--- RECORDS SUPPLIED Enclosed Below ---

template <bool SKIP_HETS, int WX>
__global__ void __launch_bounds__(GR_THREADS, 2) k_score_grouped(const GroupArgs a) {
    extern __shared__ __align__(16) unsigned char gr_smem[];
    const int wx = WX ? WX : a.wx;
    const int spc = a.spc;
    const int q = threadIdx.x / wx, w = threadIdx.x - q * wx;
    const int slot = blockIdx.x * spc + q;
    const int word = blockIdx.y * wx + w;
    int seg = 0, begin = 0, end = 0;
    bool team_ok = false;
    if (q < spc) {
        const int j = a.jmax - 1 - slot / a.S, smp = slot % a.S;
        if (j >= 0 && j < a.seg_off[smp + 1] - a.seg_off[smp]) {
            team_ok = true;
            seg = a.seg_off[smp] + j;
            begin = a.mstart[smp] + j * a.chunk;
            end = min(a.mstart[smp + 1], begin + a.chunk);
        }
    }
    const int n_rows = end - begin;
    const int n_blocks = (n_rows + GR_BLOCK - 1) / GR_BLOCK;
    unsigned char *team = gr_smem + size_t(q < spc ? q : 0) * grouped_team_smem(wx, a.chunk);
    uint64_t *ring = reinterpret_cast<uint64_t *>(team);
    int32_t *s_row = reinterpret_cast<int32_t *>(team + size_t(GR_RING) * wx * 8);
    uint16_t *s_gid = reinterpret_cast<uint16_t *>(team + size_t(GR_RING) * wx * 8 + size_t(a.chunk) * 4);
    unsigned long long *s_chg = reinterpret_cast<unsigned long long *>(team + size_t(GR_RING) * wx * 8 + size_t(a.chunk) * 4 +
                                                                       ((size_t(a.chunk) * 2 + 15) & ~size_t(15)));
    if (team_ok) {
        for (int b = w; b < n_blocks; b += wx) s_chg[b] = 0ull;
#pragma unroll 4
        for (int r = w; r < n_rows; r += wx) {
            s_row[r] = __ldg(a.pair_db + begin + r);
            s_gid[r] = __ldg(a.pair_gid + begin + r);
        }
    }
    __syncthreads();
    if (team_ok) {
        for (int r = w + 1; r < n_rows; r += wx) {
            const int g1 = s_gid[r], g0 = s_gid[r - 1];
            if (g1 != g0) {
                const double4 t1 = reinterpret_cast<const double4 *>(a.table)[g1];
                const double4 t0 = reinterpret_cast<const double4 *>(a.table)[g0];
                unsigned long long f = 0ull;
                if (t1.x != t0.x) f |= 1ull << (r & 15);
                if (t1.y != t0.y) f |= 1ull << (16 + (r & 15));
                if (t1.z != t0.z) f |= 1ull << (32 + (r & 15));
                if (f) atomicOr(s_chg + (r >> 4), f);
            }
        }
    }
    __syncthreads();
    if (!team_ok || word >= a.stride) return;

    const uint32_t my_ring = smem_u32(ring + w);
    const uint32_t ring_pitch = uint32_t(wx) * 8u;
    const int64_t stride = a.stride;
    const int n_full = n_rows / GR_BLOCK;
    const int odd = w & 1;
    const uint32_t pair_ring = smem_u32(ring + (w & ~1));
    const unsigned char *pair_col = reinterpret_cast<const unsigned char *>(a.packed + (word & ~1));
    const uint32_t stride_b = uint32_t(a.stride) * 8u;
    constexpr unsigned pair_mask = 0xffffffffu;
    auto issue = [&](int b) {
        const int r0 = b * GR_BLOCK + 8 * odd;
        const uint32_t slot0 = pair_ring + uint32_t(r0 % GR_RING) * ring_pitch;
        if (b < n_full) {
#pragma unroll
            for (int k4 = 0; k4 < GR_BLOCK / 2; k4 += 4) {
                const int4 rr = *reinterpret_cast<const int4 *>(s_row + r0 + k4);
                cp_async16(slot0 + uint32_t(k4 + 0) * ring_pitch, pair_col + (unsigned long long)(uint32_t(rr.x)) * stride_b);
                cp_async16(slot0 + uint32_t(k4 + 1) * ring_pitch, pair_col + (unsigned long long)(uint32_t(rr.y)) * stride_b);
                cp_async16(slot0 + uint32_t(k4 + 2) * ring_pitch, pair_col + (unsigned long long)(uint32_t(rr.z)) * stride_b);
                cp_async16(slot0 + uint32_t(k4 + 3) * ring_pitch, pair_col + (unsigned long long)(uint32_t(rr.w)) * stride_b);
            }
        } else if (b < n_blocks) {
            for (int k = 0; k < GR_BLOCK / 2 && r0 + k < n_rows; ++k) cp_async16(slot0 + uint32_t(k) * ring_pitch, pair_col + (unsigned long long)(uint32_t(s_row[r0 + k])) * stride_b);
        }
        cp_async_commit();
    };
#pragma unroll
    for (int b = 0; b < GR_INFLIGHT; ++b) issue(b);

    double F[32];
#pragma unroll
    for (int b = 0; b < 32; ++b) F[b] = 0.0;
    BitCounter<GR_LP> c_int, c_ninfo, c_ref, c_alt, c_het;
    c_int.clear();
    c_ninfo.clear();
    c_ref.clear();
    c_alt.clear();
    c_het.clear();
    double w_ref, w_alt, w_het;
    {
        const double4 t = *reinterpret_cast<const double4 *>(a.table + 4 * size_t(s_gid[0]));
        w_ref = t.x;
        w_alt = t.y;
        w_het = t.z;
    }
    auto flush_class = [&](BitCounter<GR_LP> &c, double wt) {
        if (c.any()) {
            c_ninfo.add_counter(c);
            if (wt == 1.0) c_int.add_counter(c);
            else if (wt != 0.0) fold_counts(c, wt, F);
            c.clear();
        }
    };
    auto add_class = [&](BitCounter<GR_LP> &c, double &wt, const uint32_t (&pl)[GR_BLOCK], uint32_t mask, int which, int r0) {
        if (mask == 0u) {
            c.add16(pl);
            return;
        }
        int k0 = 0;
        while (true) {
            const int k1 = mask ? __ffs(mask) - 1 : GR_BLOCK;
            if (k1 > k0) {
                const uint32_t rm = ((1u << k1) - 1u) & ~((1u << k0) - 1u);
                uint32_t m[GR_BLOCK];
#pragma unroll
                for (int k = 0; k < GR_BLOCK; ++k) m[k] = pl[k] & uint32_t(int32_t(rm << (31 - k)) >> 31);
                c.add16(m);
            }
            if (k1 >= GR_BLOCK) break;
            flush_class(c, wt);
            wt = a.table[4 * size_t(s_gid[r0 + k1]) + which];
            mask &= mask - 1u;
            k0 = k1;
        }
    };
    auto score_block = [&](const uint32_t (&lo)[GR_BLOCK], const uint32_t (&hi)[GR_BLOCK], int b) {
        const unsigned long long chg = s_chg[b];
        uint32_t pl[GR_BLOCK];
#pragma unroll
        for (int k = 0; k < GR_BLOCK; ++k) pl[k] = ~(lo[k] | hi[k]);
        add_class(c_ref, w_ref, pl, uint32_t(chg) & 0xffffu, 0, b * GR_BLOCK);
#pragma unroll
        for (int k = 0; k < GR_BLOCK; ++k) pl[k] = lo[k] & ~hi[k];
        add_class(c_alt, w_alt, pl, uint32_t(chg >> 16) & 0xffffu, 1, b * GR_BLOCK);
        if (!SKIP_HETS) {
#pragma unroll
            for (int k = 0; k < GR_BLOCK; ++k) pl[k] = hi[k] & ~lo[k];
            add_class(c_het, w_het, pl, uint32_t(chg >> 32) & 0xffffu, 2, b * GR_BLOCK);
        }
    };

    for (int b = 0; b < n_full; ++b) {
        cp_async_wait<GR_INFLIGHT - 1>();
        __syncwarp(pair_mask);
        const uint64_t *slot = ring + size_t((b * GR_BLOCK) % GR_RING) * wx + w;
        uint32_t lo[GR_BLOCK], hi[GR_BLOCK];
#pragma unroll
        for (int k = 0; k < GR_BLOCK; ++k) {
            const uint64_t v = slot[size_t(k) * wx];
            lo[k] = uint32_t(v);
            hi[k] = uint32_t(v >> 32);
        }
        score_block(lo, hi, b);
        __syncwarp(pair_mask);
        issue(b + GR_INFLIGHT);
    }
    if (n_full < n_blocks) {
        cp_async_wait<0>();
        __syncwarp(pair_mask);
        const int r0 = n_full * GR_BLOCK;
        const uint64_t *slot = ring + size_t(r0 % GR_RING) * wx + w;
        uint32_t lo[GR_BLOCK], hi[GR_BLOCK];
#pragma unroll
        for (int k = 0; k < GR_BLOCK; ++k) {
            uint64_t v = ~0ull;
            if (r0 + k < n_rows) v = slot[size_t(k) * wx];
            lo[k] = uint32_t(v);
            hi[k] = uint32_t(v >> 32);
        }
        score_block(lo, hi, n_full);
    }
    flush_class(c_ref, w_ref);
    flush_class(c_alt, w_alt);
    if (!SKIP_HETS) flush_class(c_het, w_het);

    int32_t vi[32], vn[32];
    counter_values(c_int, vi);
    counter_values(c_ninfo, vn);
    const int64_t o = int64_t(seg) * a.a_pad + word;
    const int64_t lane_pitch = a.stride;
#pragma unroll
    for (int b = 0; b < 32; ++b) {
        a.part_score[o + b * lane_pitch] = F[b];
        a.part_int[o + b * lane_pitch] = vi[b] | (vn[b] << 16);
    }
}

--- End of Enclosed RECORDS SUPPLIED ---

**ACTION ITEM:** Beginning with the line above that contains "if (q < spc)", copy each line exactly up to and including the line that contains "((size_t(a.chunk) * 2", and go no further.

**RESULT OF THIS TASK:**
    if (q < spc) {
        const int j = a.jmax - 1 - slot / a.S, smp = slot % a.S;
        if (j >= 0 && j < a.seg_off[smp + 1] - a.seg_off[smp]) {
            team_ok = true;
            seg = a.seg_off[smp] + j;
            begin = a.mstart[smp] + j * a.chunk;
            end = min(a.mstart[smp + 1], begin + a.chunk);
        }
    }
    const int n_rows = end - begin;
    const int n_blocks = (n_rows + GR_BLOCK - 1) / GR_BLOCK;
    unsigned char *team = gr_smem + size_t(q < spc ? q : 0) * grouped_team_smem(wx, a.chunk);
    uint64_t *ring = reinterpret_cast<uint64_t *>(team);
    int32_t *s_row = reinterpret_cast<int32_t *>(team + size_t(GR_RING) * wx * 8);
    uint16_t *s_gid = reinterpret_cast<uint16_t *>(team + size_t(GR_RING) * wx * 8 + size_t(a.chunk) * 4);
    unsigned long long *s_chg = reinterpret_cast<unsigned long long *>(team + size_t(GR_RING) * wx * 8 + size_t(a.chunk) * 4 +
                                                                       ((size_t(a.chunk) * 2 + 15) & ~size_t(15)));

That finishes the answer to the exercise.